(DATA):

※

# JvanKatwijk/sdr-j-fm

Measured on AMD Instinct MI355X. Metric: IQ MSamples/s demodulated to 48 kHz stereo, higher is better.
Workload: dtype f32 (stage A: 3-term split-f16 MFMA with a per-tile block exponent, f32 accumulate); 1 GPU; config4; population=established, channels_per_gpu=4096, channels_total=4096, streams_per_gpu=4096, block_samples_per_channel=230400, parallelism=channels sharded, 1 rank/GPU

## Files before the change

### sdr-j-fm_amd/csrc/fmx_audio.hip

```cpp
#include "fmx_internal.h"
#include "fmx_fftconv.h"
#include <cstdlib>

namespace fmx {

typedef float v2f __attribute__((ext_vector_type(2)));

__global__ __launch_bounds__(64) void pcm_tail_kernel(DeviceBuffers B, CallGeom G, int channels) {
    const int ch = blockIdx.x * 64 + threadIdx.x + G.ch0;
    if (ch >= G.ch0 + channels) return;
    ChanState *st = &B.state[ch];
    const int frames = (int)(G.M1 - G.M0);
    const int cnt0 = st->pk_cnt;
    float L = st->pk_l, R = st->pk_r;
    int ev = st->pk_events;
    const int tiles = B.peaks_on ? (frames + C_TILE - 1) / C_TILE : 0;
    for (int tile = 0; tile < tiles; tile++) {
        const int i0 = tile * C_TILE, nfr = min(C_TILE, frames - i0);
        const float4 p = B.pk_part[(size_t)ch * B.pk_tiles + tile];
        const int w_first = (cnt0 + i0) / PK_WIN;
        const int to_end = (w_first + 1) * PK_WIN - (cnt0 + i0);
        L = fmaxf(L, p.x); R = fmaxf(R, p.y);
        if (to_end <= nfr) {
            B.pk_ring[(size_t)ch * PK_RING + (ev & (PK_RING - 1))] = make_float2(L, R);
            ev++;
            L = p.z; R = p.w;
        }
    }
    st->pk_l = L; st->pk_r = R; st->pk_events = ev; st->pk_cnt = (cnt0 + frames) % PK_WIN;
    if (B.params[ch].test_tone) st->tt_pos = (int)(((int64_t)st->tt_pos + frames) % TT_CYCLE);
}

constexpr int AF_HIST = (C_MAX_TAPS + 3) / 4 - 1;
constexpr int AF_VALID = 7 * C_TILE;
static_assert(AF_HIST + AF_VALID <= fftc::N, "block + history fit one transform");
static_assert(AUDIO_DELAY % 4 == 0, "the four phases of a frame are one aligned group of four ring entries");
#ifndef AF_WAVES_PER_SIMD
#define AF_WAVES_PER_SIMD 3
#endif
template <bool PEAKS>
__global__ __launch_bounds__(fftc::T, AF_WAVES_PER_SIMD) void audio_fft_kernel(DeviceTables T, DeviceBuffers B, CallGeom G, float2 *__restrict__ pcm) {
    __shared__ __attribute__((aligned(16))) float2 X[fftc::LDS_N];
    __shared__ int pkt[7][4];
    const int ch = blockIdx.y + G.ch0, t = threadIdx.x, lane = t & 63;
    const int64_t mb = G.M0 + (int64_t)blockIdx.x * AF_VALID;
    if (mb >= G.M1) return;
    const ChanParams P = B.params[ch];
    const AudioSet AS = T.audio_sets[P.audio_set];
    const float2 *__restrict__ dring = B.dring + (size_t)ch * (G.dring_mask + 1);
    const float2 *__restrict__ Gs = T.audio_spec + (size_t)P.audio_set * 4 * fftc::N;
    if (PEAKS && t < 28) pkt[t >> 2][t & 3] = 0;
    float2 acc[8];
#pragma unroll
    for (int q = 0; q < 8; q++) acc[q] = make_float2(0.f, 0.f);
    auto load_phase = [&](int p, float2 *a) {
#pragma unroll
        for (int k = 0; k < 8; k++) {
            const int64_t fr = mb - AF_HIST + t + fftc::T * k;
            const int64_t f0 = 4 * fr - AS.delay;
            a[k] = (f0 >= 0 && fr < G.M1) ? dring[(f0 + 3 - p) & G.dring_mask] : make_float2(0.f, 0.f);
        }
    };
    float2 a[8];
    load_phase(0, a);
#pragma unroll 1
    for (int p = 0; p < 4; p++) {
        __syncthreads();
        fftc::forward_slots(t, a, X, T.fft_w);
        fftc::times_spectrum(t, a, Gs + (size_t)p * fftc::N);
#pragma unroll
        for (int q = 0; q < 8; q++) { acc[q].x += a[q].x; acc[q].y += a[q].y; }
        if (p < 3) load_phase(p + 1, a);
    }
    __syncthreads();
    fftc::backward_slots(t, acc, X, T.fft_w);
    const float gl = P.volume * P.left_ch, gr = P.volume * P.right_ch;
    const ChanState *__restrict__ st = &B.state[ch];
    const int64_t F = st->fade_start_frame;
    const int Max = 24000;
    const int cnt0 = st->pk_cnt, tt0 = st->tt_pos;
#pragma unroll
    for (int k = 0; k < 8; k++) {
        const int rel = t + fftc::T * k - AF_HIST;
        const int64_t m = mb + rel;
        const bool live = rel >= 0 && rel < AF_VALID && m < G.M1;
        const int tile = rel >= 0 ? rel / C_TILE : 0;
        float al = acc[k].x * gl, ar = acc[k].y * gr;
        float pv[4] = {0.f, 0.f, 0.f, 0.f};
        if (live) {
            if (G.gain_fix && m - G.M0 < GAIN_FIX_FRAMES) {
                const float2 c = B.gfix[(size_t)ch * GAIN_FIX_FRAMES + (m - G.M0)];
                al += c.x; ar += c.y;
            }
            const int64_t since = m - F;
            if (since >= 0 && since < Max) {
                const float cnt = (float)(Max - (int)since);
                const float f = ((float)Max - cnt) / (float)Max;
                al *= f; ar *= f;
            }
            const int i = (int)(m - G.M0);
            if (P.test_tone) {
#pragma clang fp contract(off)
                const float level = 0.9f;
                al = al * (1.0f - level); ar = ar * (1.0f - level);
                const int pos = (int)(((int64_t)tt0 + i) % TT_CYCLE);
                if (pos >= TT_SILENT) {
                    const float smpl = level * B.tone[pos - TT_SILENT];
                    al = al + smpl; ar = ar + smpl;
                }
            }
            const int i_tile = (int)(mb - G.M0) + tile * C_TILE;
            const bool second = (cnt0 + i) / PK_WIN != (cnt0 + i_tile) / PK_WIN;
            if (PEAKS) { pv[second ? 2 : 0] = fabsf(al); pv[second ? 3 : 1] = fabsf(ar); }
            pcm[(size_t)ch * G.pcm_stride + (m - G.M0)] = make_float2(al, ar);
        }
        if (!PEAKS) {
        } else if (t < 192) {
#pragma unroll
            for (int q = 0; q < 4; q++) {
                int v = __float_as_int(pv[q]);
#define AF_MAX_STEP(ctrl, rmask) v = max(v, __builtin_amdgcn_update_dpp(0, v, ctrl, rmask, 0xf, false))
                AF_MAX_STEP(0x111, 0xf); AF_MAX_STEP(0x112, 0xf); AF_MAX_STEP(0x114, 0xf); AF_MAX_STEP(0x118, 0xf);
                AF_MAX_STEP(0x142, 0xa); AF_MAX_STEP(0x143, 0xc);
#undef AF_MAX_STEP
                if (lane == 63 && k >= 1) atomicMax(&pkt[k - 1][q], v);
            }
        } else if (live) {
#pragma unroll
            for (int q = 0; q < 4; q++) atomicMax(&pkt[tile][q], __float_as_int(pv[q]));
        }
    }
    if (!PEAKS) return;
    __syncthreads();
    const int tiles = (int)(((G.M1 - mb) < AF_VALID ? (G.M1 - mb) : AF_VALID) + C_TILE - 1) / C_TILE;
    if (t < tiles) B.pk_part[(size_t)ch * B.pk_tiles + 7 * blockIdx.x + t] = make_float4(__int_as_float(pkt[t][0]), __int_as_float(pkt[t][1]), __int_as_float(pkt[t][2]), __int_as_float(pkt[t][3]));
}


__global__ __launch_bounds__(GAIN_FIX_BACK) void gain_fix_kernel(DeviceTables T, DeviceBuffers B, CallGeom G, int channels) {
    __shared__ float2 A[GAIN_FIX_BACK];
    const int ch = blockIdx.x, t = threadIdx.x;
    const ChanParams &P = B.params[ch];
    ChanState *st = &B.state[ch];
    const float gl = P.volume * P.left_ch, gr = P.volume * P.right_ch;
    const bool valid = st->gain_valid != 0;
    const float dl = valid ? st->prev_gl - gl : 0.f, dr = valid ? st->prev_gr - gr : 0.f;
    float2 *out = B.gfix + (size_t)ch * GAIN_FIX_FRAMES;
    __syncthreads();
    if (t == 0) { st->prev_gl = gl; st->prev_gr = gr; st->gain_valid = 1; }
    if (dl == 0.f && dr == 0.f) { if (t < GAIN_FIX_FRAMES) out[t] = make_float2(0.f, 0.f); return; }
    const AudioSet AS = T.audio_sets[P.audio_set];
    const float2 *__restrict__ dring = B.dring + (size_t)ch * (G.dring_mask + 1);
    {
        const int q = t;
        float2 acc = make_float2(0.f, 0.f);
        if (q >= 1) {
            const int64_t j = G.J0 - q - AS.delay;
            if (AS.delay > 0) {
                const float *__restrict__ ha = T.audio_lp_taps + (size_t)P.audio_set * AUDIO_TAPS;
                for (int i = 0; i < AUDIO_TAPS; i++) {
                    const int64_t idx = j - i;
                    const float2 v = idx >= 0 ? dring[idx & G.dring_mask] : make_float2(0.f, 0.f);
                    acc.x = fmaf(ha[i], v.x, acc.x); acc.y = fmaf(ha[i], v.y, acc.y);
                }
            } else acc = j >= 0 ? dring[j & G.dring_mask] : make_float2(0.f, 0.f);
        }
        A[q] = acc;
    }
    __syncthreads();
    if (t < GAIN_FIX_FRAMES) {
        const int e = (int)(4 * (G.M0 + t) + 3 - G.J0);
        float2 c = make_float2(0.f, 0.f);
        for (int q = (e < -1 ? -e : 1); q < GAIN_FIX_BACK && e + q < RS_TAPS; q++) {
            const float h = T.rs_taps[e + q];
            c.x = fmaf(h, A[q].x, c.x); c.y = fmaf(h, A[q].y, c.y);
        }
        out[t] = make_float2(dl * c.x, dr * c.y);
    }
}

void launch_gain_fix(const DeviceTables &T, const DeviceBuffers &B, const CallGeom &G, int channels, hipStream_t s) {
    hipLaunchKernelGGL(gain_fix_kernel, dim3(channels), dim3(GAIN_FIX_BACK), 0, s, T, B, G, channels);
}

void launch_audio(const DeviceTables &T, const DeviceBuffers &B, const CallGeom &G, float2 *pcm,
                  int channels, hipStream_t s) {
    const int64_t frames = G.M1 - G.M0;
    if (frames <= 0) return;
    if (B.peaks_on) hipLaunchKernelGGL(audio_fft_kernel<true>, dim3((unsigned)((frames + AF_VALID - 1) / AF_VALID), channels), dim3(fftc::T), 0, s, T, B, G, pcm);
    else hipLaunchKernelGGL(audio_fft_kernel<false>, dim3((unsigned)((frames + AF_VALID - 1) / AF_VALID), channels), dim3(fftc::T), 0, s, T, B, G, pcm);
    hipLaunchKernelGGL(pcm_tail_kernel, dim3((channels + 63) / 64), dim3(64), 0, s, B, G, channels);
}

__global__ __launch_bounds__(256) void conv2_kernel(const float2 *__restrict__ x48, int64_t x_stride, const float *__restrict__ taps,
                                                    int p, int q, int nt, int64_t in0, int64_t out0, int64_t nout,
                                                    float2 *__restrict__ pcm, int64_t pcm_stride) {
    const int64_t i = (int64_t)blockIdx.x * 256 + threadIdx.x;
    if (i >= nout) return;
    const int ch = blockIdx.y;
    const int64_t mq = (out0 + i) * q, n0 = mq / p;
    const int ph = (int)(mq - n0 * p);
    const float *t = taps + (size_t)ph * nt;
    const float2 *x = x48 + (size_t)ch * x_stride + nt + (n0 - in0);
    float ar = 0.f, ai = 0.f;
    for (int k = 0; k < nt; k++) {
        if (n0 - k < 0) break;
        const float2 v = x[-k];
        ar = __fadd_rn(ar, __fmul_rn(t[k], v.x)); ai = __fadd_rn(ai, __fmul_rn(t[k], v.y));
    }
    pcm[(size_t)ch * pcm_stride + i] = make_float2(ar, ai);
}
__global__ __launch_bounds__(256) void conv2_shift_kernel(float2 *x48, int64_t x_stride, int nt, int64_t frames) {
    float2 *x = x48 + (size_t)blockIdx.x * x_stride;
    const int t = threadIdx.x;
    float2 v = make_float2(0.f, 0.f);
    if (t < nt) v = x[frames + t];
    __syncthreads();
    if (t < nt) x[t] = v;
}
void launch_conv2(float2 *x48, int64_t x_stride, const float *taps, int p, int q, int nt, int64_t in0, int64_t frames_in,
                  int64_t out0, int64_t nout, float2 *pcm, int64_t pcm_stride, int channels, hipStream_t s) {
    if (nout > 0)
        hipLaunchKernelGGL(conv2_kernel, dim3((unsigned)((nout + 255) / 256), channels), dim3(256), 0, s, x48, x_stride, taps, p, q, nt,
                           in0, out0, nout, pcm, pcm_stride);
    if (frames_in > 0) hipLaunchKernelGGL(conv2_shift_kernel, dim3(channels), dim3(256), 0, s, x48, x_stride, nt, frames_in);
}

}
```

Baseline: 286,600 MS/s.

## Load ring phase pairs as float4 and hoist FFT twiddles into registers

The audio FFT kernel now reads two polyphase ring entries per float4 load instead of one float2 per phase. When the whole window is in range it takes a fast path with no per-element bounds checks. The FFT twiddles for all three radix-8 stages are loaded once per block and kept in registers for the four forward passes and the backward pass. The spectrum coefficients are prefetched inside the forward FFT so their latency overlaps the LDS stages. The cost is higher register pressure (twiddles plus the float4 buffer), which could lower occupancy at the 3-waves-per-SIMD bound.

```diff
diff --git a/sdr-j-fm_amd/csrc/fmx_audio.hip b/sdr-j-fm_amd/csrc/fmx_audio.hip
--- a/sdr-j-fm_amd/csrc/fmx_audio.hip
+++ b/sdr-j-fm_amd/csrc/fmx_audio.hip
@@ -38,42 +38,110 @@
 #ifndef AF_WAVES_PER_SIMD
 #define AF_WAVES_PER_SIMD 3
 #endif
+__device__ __forceinline__ int af_tid() { int t = threadIdx.x; asm volatile("" : "+v"(t)); return t; }
+struct AfTwiddles { float2 w2048[7], w256[7], w32[7]; };
+__device__ __forceinline__ void af_forward(int t, float2 *a, float2 *X, const AfTwiddles &tw, float4 *hs, const float2 *__restrict__ Hs) {
+    using namespace fftc;
+    int base, j;
+    fwd8(a, tw.w2048); store_q<2048>(a, X, 0, t);
+    __syncthreads();
+    geom8<256>(t, base, j);
+    load_p<256>(a, X, base, j); fwd8(a, tw.w256); store_q<256>(a, X, base, j);
+    const float4 *H4 = reinterpret_cast<const float4 *>(Hs + 8 * t);
+#pragma unroll
+    for (int q = 0; q < 4; q++) hs[q] = H4[q];
+    __syncthreads();
+    geom8<32>(t, base, j);
+    load_p<32>(a, X, base, j); fwd8(a, tw.w32);
+#pragma unroll
+    for (int q = 0; q < 8; q++) {
+        float2 v = a[q];
+        v = quad_f1<-1>(j, v, quad_get<0x4E>(v));
+        a[q] = quad_f2(j, v, quad_get<0xB1>(v));
+    }
+}
+__device__ __forceinline__ void af_backward(int t, float2 *a, float2 *X, const AfTwiddles &tw) {
+    using namespace fftc;
+    int base, j;
+    geom8<32>(t, base, j);
+#pragma unroll
+    for (int q = 0; q < 8; q++) {
+        float2 v = a[q];
+        v = quad_b1<-1>(j, v, quad_get<0xB1>(v));
+        a[q] = quad_b2(j, v, quad_get<0x4E>(v));
+    }
+    inv8(a, tw.w32); store_p<32>(a, X, base, j);
+    __syncthreads();
+    geom8<256>(t, base, j);
+    load_q<256>(a, X, base, j); inv8(a, tw.w256); store_p<256>(a, X, base, j);
+    __syncthreads();
+    load_q<2048>(a, X, 0, t); inv8(a, tw.w2048);
+}
 template <bool PEAKS>
 __global__ __launch_bounds__(fftc::T, AF_WAVES_PER_SIMD) void audio_fft_kernel(DeviceTables T, DeviceBuffers B, CallGeom G, float2 *__restrict__ pcm) {
     __shared__ __attribute__((aligned(16))) float2 X[fftc::LDS_N];
     __shared__ int pkt[7][4];
-    const int ch = blockIdx.y + G.ch0, t = threadIdx.x, lane = t & 63;
+    const int ch = blockIdx.y + G.ch0;
     const int64_t mb = G.M0 + (int64_t)blockIdx.x * AF_VALID;
     if (mb >= G.M1) return;
     const ChanParams P = B.params[ch];
     const AudioSet AS = T.audio_sets[P.audio_set];
     const float2 *__restrict__ dring = B.dring + (size_t)ch * (G.dring_mask + 1);
     const float2 *__restrict__ Gs = T.audio_spec + (size_t)P.audio_set * 4 * fftc::N;
-    if (PEAKS && t < 28) pkt[t >> 2][t & 3] = 0;
-    float2 acc[8];
-#pragma unroll
-    for (int q = 0; q < 8; q++) acc[q] = make_float2(0.f, 0.f);
-    auto load_phase = [&](int p, float2 *a) {
+    if (PEAKS && threadIdx.x < 28) pkt[threadIdx.x >> 2][threadIdx.x & 3] = 0;
+    AfTwiddles tw;
+    {
+        const int t = threadIdx.x;
+        int base, j;
+        fftc::load_tw<2048>(tw.w2048, t, T.fft_w);
+        fftc::geom8<256>(t, base, j); fftc::load_tw<256>(tw.w256, j, T.fft_w);
+        fftc::geom8<32>(t, base, j); fftc::load_tw<32>(tw.w32, j, T.fft_w);
+    }
+    const int64_t f_lo = 4 * (mb - AF_HIST) - AS.delay;
+    const int r_lo = (int)(f_lo & G.dring_mask);
+    const bool plain = f_lo >= 0 && mb - AF_HIST + fftc::N <= G.M1 && r_lo + 4 * (fftc::N - 1) + 3 <= G.dring_mask;
+    auto load_pair = [&](int pp, float4 *b) {
+        const int t = af_tid();
+        if (plain) {
+            const float4 *__restrict__ d = reinterpret_cast<const float4 *>(dring + (r_lo + 4 * t + 2 - 2 * pp));
+#pragma unroll
+            for (int k = 0; k < 8; k++) b[k] = d[2 * fftc::T * k];
+            return;
+        }
 #pragma unroll
         for (int k = 0; k < 8; k++) {
             const int64_t fr = mb - AF_HIST + t + fftc::T * k;
             const int64_t f0 = 4 * fr - AS.delay;
-            a[k] = (f0 >= 0 && fr < G.M1) ? dring[(f0 + 3 - p) & G.dring_mask] : make_float2(0.f, 0.f);
+            b[k] = (f0 >= 0 && fr < G.M1) ? *reinterpret_cast<const float4 *>(dring + ((f0 + 2 - 2 * pp) & G.dring_mask))
+                                          : make_float4(0.f, 0.f, 0.f, 0.f);
         }
     };
-    float2 a[8];
-    load_phase(0, a);
+    float2 acc[8], a[8];
+#pragma unroll
+    for (int q = 0; q < 8; q++) acc[q] = make_float2(0.f, 0.f);
+    auto phase = [&](int p) {
+        __syncthreads();
+        float4 hs[4];
+        af_forward(af_tid(), a, X, tw, hs, Gs + (size_t)p * fftc::N);
+#pragma unroll
+        for (int q = 0; q < 4; q++) { a[2 * q] = fftc::cmul(a[2 * q], make_float2(hs[q].x, hs[q].y)); a[2 * q + 1] = fftc::cmul(a[2 * q + 1], make_float2(hs[q].z, hs[q].w)); }
+#pragma unroll
+        for (int q = 0; q < 8; q++) { acc[q].x += a[q].x; acc[q].y += a[q].y; }
+    };
 #pragma unroll 1
-    for (int p = 0; p < 4; p++) {
-        __syncthreads();
-        fftc::forward_slots(t, a, X, T.fft_w);
-        fftc::times_spectrum(t, a, Gs + (size_t)p * fftc::N);
-#pragma unroll
-        for (int q = 0; q < 8; q++) { acc[q].x += a[q].x; acc[q].y += a[q].y; }
-        if (p < 3) load_phase(p + 1, a);
-    }
-    __syncthreads();
-    fftc::backward_slots(t, acc, X, T.fft_w);
+    for (int pp = 0; pp < 2; pp++) {
+        float4 b[8];
+        load_pair(pp, b);
+#pragma unroll
+        for (int k = 0; k < 8; k++) a[k] = make_float2(b[k].z, b[k].w);
+        phase(2 * pp);
+#pragma unroll
+        for (int k = 0; k < 8; k++) a[k] = make_float2(b[k].x, b[k].y);
+        phase(2 * pp + 1);
+    }
+    __syncthreads();
+    af_backward(af_tid(), acc, X, tw);
+    const int t = af_tid(), lane = t & 63;
     const float gl = P.volume * P.left_ch, gr = P.volume * P.right_ch;
     const ChanState *__restrict__ st = &B.state[ch];
     const int64_t F = st->fade_start_frame;
```

Result: slower. 283,200 MS/s (-1.2%).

※

(WHAT IS NEEDED):
Lines that include the word "define" are to be extracted from the data above.

(ANSWER BOX):
#define AF_WAVES_PER_SIMD 3
#define AF_MAX_STEP(ctrl, rmask) v = max(v, __builtin_amdgcn_update_dpp(0, v, ctrl, rmask, 0xf, false))
 #define AF_WAVES_PER_SIMD 3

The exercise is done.